Masih ingat betul dan tak mungkin kita lupa bagaimana klub-klub kembali berlatih. Pemain asing yang sempat mudik ke negara mereka kembali dipanggil. Tujuannya: Ayo kembali, kompetisi segera bergulir.
Semua seperti akan bergulir pada bulan kesepuluh. Semua seperti yakin akan baik-baik saja. Terutama klub. Peserta kian menggebu-gebu saja menggelar latihan lengkap dengan uji tanding.
Namun, persiapan yang nyaris paripurna seketika gagal. Gagal karena perizinan dari kepolisian yang merupakan perpanjangan pemerintah.
Alasan tak menggelar kompetisi ada dua. Pertama karena masih kondisi corona. Kedua, ini yang cukup di luar ekspektasi: Karena pemilihan kepala daerah alias Pilkada pada 9 Desember 2020.
Ini jelas bikin geleng-geleng kepala. Bagaimana bisa Pilkada kalah dengan fanatiknya sepak bola Indonesia? Negara yang jika bermain di level tarkam saja penontonnya nyaris membeludak bahkan tak sedikit yang rusuh.
Suara-suara miring dari warganet kemudian bertebaran di media sosial. Tak sedikit yang mencaci alih-alih berempati soal perkara ini.

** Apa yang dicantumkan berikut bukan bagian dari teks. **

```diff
+__host__ __device__ inline int border_image_row(const BorderGeom &g, int G, int kind, int f, int c) {
+    const int y = c / G, x = c - y * G;
+    const int local = kind == BT_BIG || kind == BT_REST ? c - g.c_lo
+                      : kind == BT_TOP                   ? x
+                      : kind == BT_BOTTOM                ? G + 1 + x
+                      : kind == BT_LEFT                  ? 2 * y
+                                                         : 2 * y + 1;
+    return g.lead + (f - g.f0) * g.seg + local;
+}
+
+__host__ __device__ inline long long border_row_cell(const BorderGeom &g, int G, int kind, int q) {
+    q -= g.lead;
+    if (q < 0 || q >= g.nf * g.seg) return -1;
+    const int j = q / g.seg, rr = q - j * g.seg;
+    int c;
+    if (kind == BT_BIG || kind == BT_REST) {
+        c = g.c_lo + rr;
+    } else if (kind == BT_TOP || kind == BT_BOTTOM) {
+        const int yy = rr / (G + 1), xx = rr - yy * (G + 1);
+        if (xx == G) return -1;
+        c = ((kind == BT_TOP ? 0 : G - 2) + yy) * G + xx;
+    } else {
+        c = (rr >> 1) * G + (kind == BT_LEFT ? 0 : G - 2) + (rr & 1);
+    }
+    return (long long)(g.f0 + j) * G * G + c;
+}
+
+template <bool SMALL>
+__device__ __forceinline__ void border_tile(float *hsmem, const float *__restrict__ feat, int n_rows, int G, int F, const float *__restrict__ w1p,
+                                            const float *__restrict__ b1, const float *__restrict__ w2, const float *__restrict__ b2,
+                                            float *__restrict__ sal, const int kind, const int tile) {
+    constexpr int WN = SMALL ? 8 : 4, MI = SMALL ? 1 : 2;
+    const int tid = threadIdx.x, lane = tid & 63, wave = tid >> 6, r = lane & 31, h = lane >> 5;
+    const int wm = wave / WN, kq = tid & 3, cells = G * G;
+    const BorderGeom g = border_geom(G, F, kind, tile);
+    int a_voff[2];
+#pragma unroll
+    for (int i = 0; i < 2; i++) {
+        const long long m = border_row_cell(g, G, kind, (tid >> 2) + 128 * i);
+        a_voff[i] = m >= 0 ? (int)((unsigned)m * (SSLAM_C * 4u) + kq * 32u) : -32;
+    }
+    int a_base[MI];
+#pragma unroll
+    for (int mi = 0; mi < MI; mi++) {
+        int f, c;
+        border_cell(G, F, kind, tile, min(wm * 32 * MI + mi * 32 + r, g.valid - 1), f, c);
+        a_base[mi] = border_image_row(g, G, kind, f, c) * LDT + 4 * h;
+    }
+    halo_core<SMALL, SMALL>(hsmem, feat, n_rows, w1p, b1, w2, b2, sal, a_voff, a_base, g.dy_rows, g.skip, [=](int t) {
+        int f, c;
+        return border_cell(G, F, kind, tile, t, f, c) ? (long long)f * cells + c : -1LL;
+    });
+}
+
+struct BorderGrid {
+    int n_big, end[5];
+};
+
+__global__ __launch_bounds__(512, 4) void selector_saliency_border_kernel(const float *__restrict__ feat, int n_rows, int G, int F,
+                                                                          const float *__restrict__ w1p, const float *__restrict__ b1,
+                                                                          const float *__restrict__ w2, const float *__restrict__ b2,
+                                                                          float *__restrict__ sal, BorderGrid gr) {
+    extern __shared__ __attribute__((aligned(16))) float hsmem[];
+    const int b = blockIdx.x;
+    if (b < gr.n_big) {
+        const int q = gr.n_big / 8, rem = gr.n_big % 8, x = b % 8;
+        const int tile = (x < rem ? x * (q + 1) : rem * (q + 1) + (x - rem) * q) + b / 8;
+        border_tile<false>(hsmem, feat, n_rows, G, F, w1p, b1, w2, b2, sal, BT_BIG, tile);
+    } else {
+        int k = 0, start = gr.n_big;
+        while (k < 4 && b >= gr.end[k]) start = gr.end[k++];
+        border_tile<true>(hsmem, feat, n_rows, G, F, w1p, b1, w2, b2, sal, k == 0 ? BT_REST : k, b - start);
+    }
+}
+
+bool border_plan(int F, int G, long long tiles[BT_KINDS], int max_rows[BT_KINDS]) {
+    for (int k = 0; k < BT_KINDS; k++) tiles[k] = 0, max_rows[k] = 0;
+    if (F <= 0 || G < 3 || (G - 2) * (G - 2) < 128) return false;
+    bool fits = true;
+    for (int k = 0; k < BT_KINDS; k++) {
+        const int per = border_per_frame(G, k);
+        tiles[k] = k == BT_BIG ? (long long)F * ((G - 2) * (G - 2) / 128) : ((long long)F * per + 31) / 32;
+        const long long period = k == BT_BIG ? (G - 2) * (G - 2) / 128 : per, scan = tiles[k] < period ? tiles[k] : period;
+        for (long long t = 0; t < scan; t++) {
+            const int rows = border_geom(G, F, k, (int)t).rows;
+            max_rows[k] = rows > max_rows[k] ? rows : max_rows[k];
+        }
+        fits = fits && max_rows[k] <= HIMG_ROWS;
+    }
+    return fits && tiles[BT_BIG] + tiles[BT_REST] + 4 * tiles[BT_TOP] < 0x7fffffffLL;
 }
 
 template <int NP>
@@ -633,6 +814,58 @@
 static const long long LAT2_DEFAULT_ROWS = 32 * 25 * 6;
 static const long long LAT_DEFAULT_ROWS = 128 * 1800;
 
+extern "C" int sslami_selector_border_plan(int n_frames, int G, long long *tiles, int *max_rows) {
+    if (!tiles || !max_rows || n_frames <= 0 || G <= 0) return SSLAM_E_INVALID;
+    if ((long long)n_frames * G * G * (SSLAM_C * 4) > 0xffffffffLL) return SSLAM_E_UNSUPPORTED;
+    return border_plan(n_frames, G, tiles, max_rows) ? SSLAM_OK : SSLAM_E_UNSUPPORTED;
+}
+
+extern "C" int sslami_selector_border_owners(int n_frames, int G, int kind, long long tile0, int n, int *fyx) {
+    long long tiles[BT_KINDS];
+    int rows[BT_KINDS];
+    if (!fyx || kind < 0 || kind >= BT_KINDS || tile0 < 0 || n < 0) return SSLAM_E_INVALID;
+    const int rc = sslami_selector_border_plan(n_frames, G, tiles, rows);
+    if (rc != SSLAM_OK) return rc;
+    if (tile0 + n > tiles[kind]) return SSLAM_E_INVALID;
+    const int slots = kind == BT_BIG ? 128 : 32;
+    for (long long t = 0; t < n; t++)
+        for (int s = 0; s < slots; s++) {
+            int f = -1, c = 0, *o = fyx + (t * slots + s) * 3;
+            const bool has = border_cell(G, n_frames, kind, (int)(tile0 + t), s, f, c);
+            o[0] = has ? f : -1, o[1] = has ? c / G : -1, o[2] = has ? c % G : -1;
+        }
+    return SSLAM_OK;
+}
+
+extern "C" long long sslami_selector_border_check(int n_frames, int G) {
+    long long tiles[BT_KINDS], bad = 0;
+    int rows[BT_KINDS];
+    const int rc = sslami_selector_border_plan(n_frames, G, tiles, rows);
+    if (rc != SSLAM_OK) return rc;
+    for (int kind = 0; kind < BT_KINDS; kind++)
+        for (long long t = 0; t < tiles[kind]; t++) {
+            const BorderGeom g = border_geom(G, n_frames, kind, (int)t);
+            for (int s = 0, f, c; s < (kind == BT_BIG ? 128 : 32); s++) {
+                if (!border_cell(G, n_frames, kind, (int)t, s, f, c)) {
+                    bad += s < g.valid;
+                    continue;
+                }
+                const int y = c / G, x = c % G, row = border_image_row(g, G, kind, f, c);
+                bad += s >= g.valid;
+                for (int tap = 0; tap < 9; tap++) {
+                    const int dy = tap / 3 - 1, dx = tap % 3 - 1, q = row + dy * g.dy_rows + dx;
+                    const bool in_grid = y + dy >= 0 && y + dy < G && x + dx >= 0 && x + dx < G;
+                    const long long want = in_grid ? ((long long)f * G + y + dy) * G + x + dx : -1;
+                    if ((g.skip >> tap) & 1)
+                        bad += in_grid;
+                    else
+                        bad += q < 0 || q >= HIMG_ROWS || border_row_cell(g, G, kind, q) != want;
+                }
+            }
+        }
+    return bad;
+}
+
 extern "C" long long sslam_selector_saliency_workspace_bytes(int n_frames, int G) {
     if (n_frames <= 0 || G <= 0) return SSLAM_E_INVALID;
     const long long rows = (long long)n_frames * G * G;
@@ -651,6 +884,8 @@
     const int variant = (int)sslam_knob(KNOB_CONV_VARIANT, 2);
     const long long lat_rows = sslam_knob(KNOB_CONV_LATENCY_ROWS, LAT_DEFAULT_ROWS);
     const long long lat2_rows = sslam_knob(KNOB_CONV_LAT2_ROWS, LAT2_DEFAULT_ROWS);
+    long long b_tiles[BT_KINDS];
+    int b_rows[BT_KINDS];
     if (hs == 256 && rows <= lat2_rows && rows <= lat_rows && workspace && workspace_bytes >= rows * 16) {
         const int np = (halo_rows32(G, rows) + 63) / 64;
         if (np <= 6) {
@@ -675,6 +910,15 @@
     }
     if (hs == 256 && rows <= lat_rows) {
         launch<1, 8, 1, true, 1>(feat, rows, G, w1_packed, b1, w2, b2, sal, st);
+    } else if (hs == 256 && variant == 2 && !sslam_knob(KNOB_CONV_NO_HALO, 0) && halo_rows128(G, rows) <= HIMG_ROWS &&
+               sslam_knob(KNOB_CONV_BORDER, 1) != 0 && border_plan(n_frames, G, b_tiles, b_rows)) {
+        BorderGrid gr;
+        gr.n_big = (int)b_tiles[BT_BIG];
+        const int order[5] = {BT_REST, BT_TOP, BT_BOTTOM, BT_LEFT, BT_RIGHT};
+        int end = gr.n_big;
+        for (int k = 0; k < 5; k++) gr.end[k] = end += (int)b_tiles[order[k]];
+        hipLaunchKernelGGL(selector_saliency_border_kernel, dim3((unsigned)end), dim3(512), 2 * HIMG_FLOATS * sizeof(float), st, feat, (int)rows, G,
+                           n_frames, w1_packed, b1, w2, b2, sal, gr);
     } else if (hs == 256 && variant == 2 && !sslam_knob(KNOB_CONV_NO_HALO, 0) && halo_rows128(G, rows) <= HIMG_ROWS) {
         const int n_tiles = (int)((rows + 127) / 128);
         const int round = (int)sslam_knob(KNOB_CONV_TAIL, 512);
diff --git a/semantic-slam-master_amd/sslam_amd/lib.py b/semantic-slam-master_amd/sslam_amd/lib.py
--- a/semantic-slam-master_amd/sslam_amd/lib.py
+++ b/semantic-slam-master_amd/sslam_amd/lib.py
@@ -108,6 +108,9 @@
                        (L.sslam_sim_argmax_workspace_bytes, [i, i]), (L.sslam_gather_refine_workspace_bytes, [i, i])):
             fn.restype, fn.argtypes = ll, at
         L.sslam_test_set_knob.argtypes = [C.c_char_p, ll, i]
+        L.sslami_selector_border_plan.argtypes = [i, i, p, p]
+        L.sslami_selector_border_owners.argtypes = [i, i, i, ll, i, p]
+        L.sslami_selector_border_check.restype, L.sslami_selector_border_check.argtypes = ll, [i, i]
         L.sslam_select_keypoints.argtypes = [p, i, i, i, i, d, p, p, p, p, p, p]
         L.sslam_gather.argtypes = [p, i, i, p, i, p, p]
         L.sslam_refiner_layout.argtypes = [i, C.POINTER(RefinerLayout)]
@@ -419,6 +422,33 @@
     return np_
 
 
+BORDER_KINDS = ("big", "top", "bottom", "left", "right", "rest")
+
+
+def selector_border_plan(n_frames: int, G: int):
+    tiles, rows = (C.c_longlong * 6)(), (C.c_int * 6)()
+    rc = lib().sslami_selector_border_plan(n_frames, G, tiles, rows)
+    if rc not in (OK, E_UNSUPPORTED):
+        _check(rc, "selector_border_plan")
+    return rc == OK, dict(zip(BORDER_KINDS, tiles)), dict(zip(BORDER_KINDS, rows))
+
+
+def selector_border_check(n_frames: int, G: int) -> int:
+    bad = int(lib().sslami_selector_border_check(n_frames, G))
+    if bad < 0:
+        _check(bad, "selector_border_check")
+    return bad
+
+
+def selector_border_owners(n_frames: int, G: int, kind: str) -> np.ndarray:
+    ok, tiles, _ = selector_border_plan(n_frames, G)
+    if not ok:
+        raise SslamHipError(f"selector_border_owners: the border-class tiling does not apply to G = {G}")
+    out = np.empty((tiles[kind], 128 if kind == "big" else 32, 3), np.int32)
+    _check(lib().sslami_selector_border_owners(n_frames, G, BORDER_KINDS.index(kind), 0, tiles[kind], out.ctypes.data), "selector_border_owners")
+    return out
+
+
 def select_keypoints(sal, K, radius=2, pct=0.5, want_idx=True, want_pixel=True, out=None):
     n, g = sal.shape[0], sal.shape[1]
     dev = sal.device
```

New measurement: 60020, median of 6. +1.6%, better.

Karena Pilkada, PSSI (ceritanya) mengalah. Federasi kembali menyuarakan bahwa kompetisi akan bergulir tahun depan. Di bulan kedua setelah Januari 2021.
Angin segar Jilid III sudah disebar. Regulasi baru kemudian muncul dengan meniadakan degradasi, tapi ada yang promosi. Jangan kaget dengan peraturan sepak bola di negeri kita. l
Klub-klub sepertinya sudah paham. Mereka, meski tak menyuarakan kegelisahan, mulai kompak tak mau lagi mendapat prank dari induk sepak bola sendiri.
Kini, sepak bola kita terus masih menanti kepastian kompetisi. Bagi sebagian yang tak percaya, mereka boleh saja bersikap acuh. Bagi mereka yang percaya, itu juga tak salah, dan dipersilakan menanti.
Namun, perlu dipikirkan betul-betul kalimat yang disampaikan Iriawan di paragraf kesepuluh naskah ini dibuat. Di sana, terlampir kutipan pria dengan nama panggung Iwan Bule menetapkan status kompetisi sepak bola kita sebetulnya.
Jika Anda malas untuk kembali mencari-cari, biar kami tulis di sini sebagai penutup cerita sepak bola kita yang masih begini-gini saja.
''Jika status keadaan darurat tidak diperpanjang oleh pemerintah, kompetisi akan kembali diputar pada 1 Juli 2020.
''Namun, jika keadaan darurat yang sudah ditetapkan pemerintah hingga 29 Mei diperpanjang, kompetisi 2020 akan dihentikan,'' tulis PSSI yang ditandatangani oleh Mochamad Iriawan selaku Ketua Umum, Jumat (27/3/2020).